Abstract
Pulmonary hypoplasia is the incomplete development of lung tissue. A reduced number of lung cells, airways, and alveoli is the hallmark and can be seen unilaterally or in both lungs. The diagnosis, however, is usually made upon pathologic examination. Here we have presented a case of a term infant presenting with severe hypoxemic respiratory failure. Despite optimizing medical and respiratory management, the infant passed away at 22 hours of life. On autopsy, she was discovered to have bilateral diaphragmatic eventrations, which is a rare cause of secondary pulmonary hypoplasia. She also was found to have some other minor abnormalities on autopsy but no unifying cause for the eventrations and other abnormalities was elucidated.

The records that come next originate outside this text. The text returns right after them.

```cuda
__device__ __forceinline__ void wgmma_rs_n128(float (&d)[64], const uint32_t (&a)[4], uint64_t db) {
    asm volatile(
        "{\n\t.reg .pred p;\n\tsetp.ne.b32 p, 1, 0;\n\t"
        "wgmma.mma_async.sync.aligned.m64n128k16.f32.f16.f16 {%0, %1, %2, %3, %4, %5, %6, %7, %8, %9, %10, %11, %12, %13, %14, %15, %16, %17, %18, %19, %20, %21, %22, %23, %24, %25, %26, %27, %28, %29, %30, %31, %32, %33, %34, %35, %36, %37, %38, %39, %40, %41, %42, %43, %44, %45, %46, %47, %48, %49, %50, %51, %52, %53, %54, %55, %56, %57, %58, %59, %60, %61, %62, %63}, {%64, %65, %66, %67}, %68, p, 1, 1, 0;\n\t}\n"
        : "+f"(d[0]), "+f"(d[1]), "+f"(d[2]), "+f"(d[3]), "+f"(d[4]), "+f"(d[5]), "+f"(d[6]), "+f"(d[7]), "+f"(d[8]), "+f"(d[9]), "+f"(d[10]), "+f"(d[11]), "+f"(d[12]), "+f"(d[13]), "+f"(d[14]), "+f"(d[15]), "+f"(d[16]), "+f"(d[17]), "+f"(d[18]), "+f"(d[19]), "+f"(d[20]), "+f"(d[21]), "+f"(d[22]), "+f"(d[23]), "+f"(d[24]), "+f"(d[25]), "+f"(d[26]), "+f"(d[27]), "+f"(d[28]), "+f"(d[29]), "+f"(d[30]), "+f"(d[31]), "+f"(d[32]), "+f"(d[33]), "+f"(d[34]), "+f"(d[35]), "+f"(d[36]), "+f"(d[37]), "+f"(d[38]), "+f"(d[39]), "+f"(d[40]), "+f"(d[41]), "+f"(d[42]), "+f"(d[43]), "+f"(d[44]), "+f"(d[45]), "+f"(d[46]), "+f"(d[47]), "+f"(d[48]), "+f"(d[49]), "+f"(d[50]), "+f"(d[51]), "+f"(d[52]), "+f"(d[53]), "+f"(d[54]), "+f"(d[55]), "+f"(d[56]), "+f"(d[57]), "+f"(d[58]), "+f"(d[59]), "+f"(d[60]), "+f"(d[61]), "+f"(d[62]), "+f"(d[63])
        : "r"(a[0]), "r"(a[1]), "r"(a[2]), "r"(a[3]), "l"(db) : "memory");
}
template <int R>
__device__ __forceinline__ void fence_regs(uint32_t (&r)[R]) {
#pragma unroll
    for (int i = 0; i < R; ++i) asm volatile("" : "+r"(r[i])::"memory");
}
template <int N>
__device__ __forceinline__ void setmaxnreg_dec() { asm volatile("setmaxnreg.dec.sync.aligned.u32 %0;" ::"n"(N)); }
template <int N>
__device__ __forceinline__ void setmaxnreg_inc() { asm volatile("setmaxnreg.inc.sync.aligned.u32 %0;" ::"n"(N)); }
__device__ __forceinline__ void named_bar_sync(int id, int nthreads) {
    asm volatile("bar.sync %0, %1;" ::"r"(id), "r"(nthreads) : "memory");
}
__device__ __forceinline__ uint4 ldg_nc_v4(const void* p) {
    uint4 v;
    asm volatile("ld.global.nc.v4.u32 {%0, %1, %2, %3}, [%4];" : "=r"(v.x), "=r"(v.y), "=r"(v.z), "=r"(v.w) : "l"(p));
    return v;
}

template <int PREC, int N>
__device__ __forceinline__ void mma_chunk_x3(float (&big)[N / 2], float (&small)[N / 2], uint32_t a_hi, uint32_t a_lo,
                                             uint32_t b_hi, uint32_t b_lo, bool big_fresh = false) {
    const uint64_t dah = make_desc(a_hi), dal = make_desc(a_lo), dbh = make_desc(b_hi), dbl = make_desc(b_lo);
#pragma unroll
    for (int k = 0; k < 4; ++k) {
        const uint64_t ko = 2ull * (uint64_t)k;
        wgmma<PREC, N>(small, dal + ko, dbh + ko, 1u);
        wgmma<PREC, N>(small, dah + ko, dbl + ko, 1u);
        wgmma<PREC, N>(big, dah + ko, dbh + ko, (k == 0 && big_fresh) ? 0u : 1u);
    }
}

__device__ __forceinline__ float tf32_rn(float x) {
    uint32_t r;
    asm("cvt.rna.tf32.f32 %0, %1;" : "=r"(r) : "f"(x));
    return __uint_as_float(r);
}
__device__ __forceinline__ void split_tf32(float x, float& hi, float& lo) {
    hi = tf32_rn(x);
    lo = tf32_rn(x - hi);
}

constexpr float kF16LoScale = 2048.f;
template <int PREC>
struct Prec {
    static constexpr int BKC = PREC == 0 ? 32 : 64;
    static constexpr int NF4 = BKC / 4;
};

__device__ __forceinline__ uint32_t pack_half2(float a, float b) {
    const __half2 h = __floats2half2_rn(a, b);
    return *reinterpret_cast<const uint32_t*>(&h);
}
__device__ __forceinline__ void split_f16(float x, float& hi_as_float, float& lo_scaled) {
    const __half h = __float2half_rn(x);
    hi_as_float = __half2float(h);
    lo_scaled = (x - hi_as_float) * kF16LoScale;
}

__device__ __forceinline__ void split_f16x2(float x, float y, uint32_t& hi2, uint32_t& lo2) {
    const __half2 h = __floats2half2_rn(x, y);
    const float2 hf = __half22float2(h);
    const __half2 l = __floats2half2_rn((x - hf.x) * kF16LoScale, (y - hf.y) * kF16LoScale);
    hi2 = *reinterpret_cast<const uint32_t*>(&h);
    lo2 = *reinterpret_cast<const uint32_t*>(&l);
}

extern int g_sassd_pdl;
inline bool pdl_enabled() {
    if (g_sassd_pdl >= 0) return g_sassd_pdl != 0;
    static const bool on = [] { const char* e = getenv("SASSD_PDL"); return e && atoi(e) != 0; }();
    return on;
}
template <class... KArgs, class... Args>
inline cudaError_t launch_pdl(void (*kern)(KArgs...), dim3 grid, dim3 block, size_t smem, cudaStream_t stream,
                              Args&&... args) {
    cudaLaunchConfig_t cfg = {};
    cfg.gridDim = grid;
    cfg.blockDim = block;
    cfg.dynamicSmemBytes = smem;
    cfg.stream = stream;
    cudaLaunchAttribute attr[1];
    attr[0].id = cudaLaunchAttributeProgrammaticStreamSerialization;
    attr[0].val.programmaticStreamSerializationAllowed = 1;
    cfg.attrs = attr;
    cfg.numAttrs = pdl_enabled() ? 1 : 0;
    return cudaLaunchKernelEx(&cfg, kern, std::forward<Args>(args)...);
}

}
```

Before: 870.2.

## Stage RS-path weight fragments through a bulk-copy shared-memory ring

In the register-sourced wgmma path, weights were loaded by each consumer thread directly from global memory with non-coherent vector loads. A second producer warp now bulk-copies each chunk's weight fragments into a two-stage shared-memory ring using mbarriers, and consumers read them with shared loads, using a bank-swizzled read order, before releasing the stage. This is meant to take global load latency off the MMA critical path. In exchange the A-operand ring drops from three stages to two to free shared memory, and a named barrier per weight load is added.

```diff
diff --git a/sa-ssd_b200/csrc/conv2d_tma.cu b/sa-ssd_b200/csrc/conv2d_tma.cu
--- a/sa-ssd_b200/csrc/conv2d_tma.cu
+++ b/sa-ssd_b200/csrc/conv2d_tma.cu
@@ -26,10 +26,11 @@
 struct Cfg2 {
     static constexpr bool RS = BN >= 128;
     static constexpr int THREADS = CONS_THREADS + (RS ? 128 : 32);
-    static constexpr int A_STAGES = RS ? 3 : 2;
+    static constexpr int A_STAGES = 2;
     static constexpr int B_TILE_BYTES = BN * 128;
     static constexpr int B_STAGE_BYTES = 2 * B_TILE_BYTES;
-    static constexpr int B_STAGES = RS ? 0 : 6;
+    static_assert(!RS || B_STAGE_BYTES == 4 * 2 * FRAG_BLOCK_BYTES, "an RS weight stage holds one chunk of a unit");
+    static constexpr int B_STAGES = RS ? 2 : 6;
     static constexpr int OUT_BYTES = RS ? 2 * TILE_H * TILE_W * OUT_PITCH * 4 : 0;
     static constexpr int RING_BYTES = A_STAGES * A_STAGE_BYTES + B_STAGES * B_STAGE_BYTES + OUT_BYTES;
     static constexpr int ORDER_CAP = 4608;
@@ -283,6 +284,24 @@
     if (warp >= W_LOAD) {
         if constexpr (C::RS) {
             setmaxnreg_dec<40>();
+            if (warp == W_LOAD + 1 && lane == 0) {
+                constexpr uint32_t kStep = 2 * FRAG_BLOCK_BYTES;
+                int b_stage = 0;
+                uint32_t b_phase = 0;
+                for (int k = s_walk[5]; k < nunits; k = next_unit(k)) {
+                    if (tile_ref(k / nsplit) & (kConstTile | kBgTile)) continue;
+                    const uint8_t* src = (const uint8_t*)p.wpack + (size_t)(k % nsplit) * kStep;
+                    for (int q = 0; q < nchunks; ++q) {
+                        mbar_wait(b_empty(b_stage), b_phase ^ 1u);
+                        mbar_expect_tx(b_full(b_stage), C::B_STAGE_BYTES);
+                        const uint32_t dst = b_ring + b_stage * C::B_STAGE_BYTES;
+#pragma unroll 1
+                        for (int s = 0; s < 4; ++s, src += (size_t)nsplit * kStep)
+                            bulk_g2s(dst + s * kStep, src, kStep, b_full(b_stage));
+                        if (++b_stage == C::B_STAGES) { b_stage = 0; b_phase ^= 1u; }
+                    }
+                }
+            }
             if (warp != W_LOAD) return;
         }
         if (lane == 0) {
@@ -365,16 +384,21 @@
                 for (int i = 0; i < BN / 2; ++i) { big[i] = 0.f; small[i] = 0.f; }
                 int prev_b = -1, prev_a = -1, row = 0;
                 if constexpr (C::RS) {
-                    const uint32_t kstep = 2u * nsplit * FRAG_BLOCK_BYTES, qstep = 4u * kstep;
-                    const uint8_t* wsrc = (const uint8_t*)p.wpack + (2 * (k % nsplit) + wg) * FRAG_BLOCK_BYTES + t * 32;
-                    auto load_w = [&](uint32_t (&w)[32], int q) {
-                        const uint8_t* src = wsrc + (size_t)q * qstep;
+                    auto load_w = [&](uint32_t (&w)[32]) {
+                        mbar_wait(b_full(b_stage), b_phase);
+                        const uint32_t sw = (t & 4) * 4u;
+                        const uint32_t src = b_ring + b_stage * C::B_STAGE_BYTES + wg * FRAG_BLOCK_BYTES + t * 32;
 #pragma unroll
                         for (int s = 0; s < 4; ++s) {
-                            const uint4 h = ldg_nc_v4(src + s * kstep), l = ldg_nc_v4(src + s * kstep + 16);
+                            const uint4 x = lds_v4(src + s * 2 * FRAG_BLOCK_BYTES + sw);
+                            const uint4 y = lds_v4(src + s * 2 * FRAG_BLOCK_BYTES + (sw ^ 16u));
+                            const uint4 h = sw ? y : x, l = sw ? x : y;
                             w[8 * s] = h.x; w[8 * s + 1] = h.y; w[8 * s + 2] = h.z; w[8 * s + 3] = h.w;
                             w[8 * s + 4] = l.x; w[8 * s + 5] = l.y; w[8 * s + 6] = l.z; w[8 * s + 7] = l.w;
                         }
+                        named_bar_sync(3 + wg, 128);
+                        if (t == 0) mbar_arrive(b_empty(b_stage));
+                        if (++b_stage == C::B_STAGES) { b_stage = 0; b_phase ^= 1u; }
                     };
                     auto chunk = [&](uint32_t (&w)[32], uint32_t (&w_next)[32], int ch) {
                         if (row == 0) mbar_wait(a_full(a_stage), a_phase);
@@ -385,7 +409,7 @@
                         wgmma_wait<1>();
                         fence_regs<32>(w_next);
                         if (t == 0 && prev_a >= 0) mbar_arrive(a_empty(prev_a));
-                        if (ch + 1 < nchunks) load_w(w_next, ch + 1);
+                        if (ch + 1 < nchunks) load_w(w_next);
                         prev_a = -1;
                         if (++row == nrows) {
                             row = 0;
@@ -394,7 +418,7 @@
                         }
                     };
                     uint32_t wa[32], wb[32];
-                    load_w(wa, 0);
+                    load_w(wa);
                     for (int ch = 0; ch < nchunks; ch += 2) {
                         chunk(wa, wb, ch);
                         if (ch + 1 == nchunks) break;
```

Keywords: pulmonary hypoplasia, respiratory failure, diaphragmatic eventration
Introduction
Pulmonary hypoplasia can be caused by multiple different mechanisms and is the end result of deficient lung development leading to a decreased number of small airways, alveoli, and pulmonary blood vessels [1]. Pulmonary hypoplasia can be grouped into primary pulmonary hypoplasia, in which it is the intrinsic lung development that is abnormal, or secondary pulmonary hypoplasia, in which the lung development is compromised secondary to another abnormality. Oligohydramnios is a common cause of secondary pulmonary hypoplasia and can be due to renal malformations, early and prolonged amniotic fluid leak, placental abnormalities, or intrauterine growth restriction. Lesions that occur in the thorax can cause compression of the lungs and lead to hypoplasia, as is seen with congenital diaphragmatic hernia, cystic lung disease, or extreme cardiomegaly. Absence or abnormal diaphragmatic activity, which can prevent chest wall expansion and breathing movements, can also lead to pulmonary hypoplasia, as in our case [1]. Bilateral diaphragmatic eventration is not common and physicians must keep the diagnosis in mind for children with severe respiratory failure with presumed pulmonary hypoplasia that cannot be attributed to oligohydramnios or mass occupying lesions.
Case presentation
Baby L was a 37 1/7 week female infant born to a 26yo G3P3 mother via cesarean section for failure to progress and non-reassuring fetal heart tones. Pregnancy was complicated by new-onset polyhydramnios at 35 weeks. At 36 3/7 weeks, the amniotic fluid index was noted to be 40.6 cm, increasing to 41.2 cm prior to delivery. Previous ultrasounds were reportedly normal. The mother was followed with serial biophysical profiles with scores of 8/8 at her last two visits prior to delivery.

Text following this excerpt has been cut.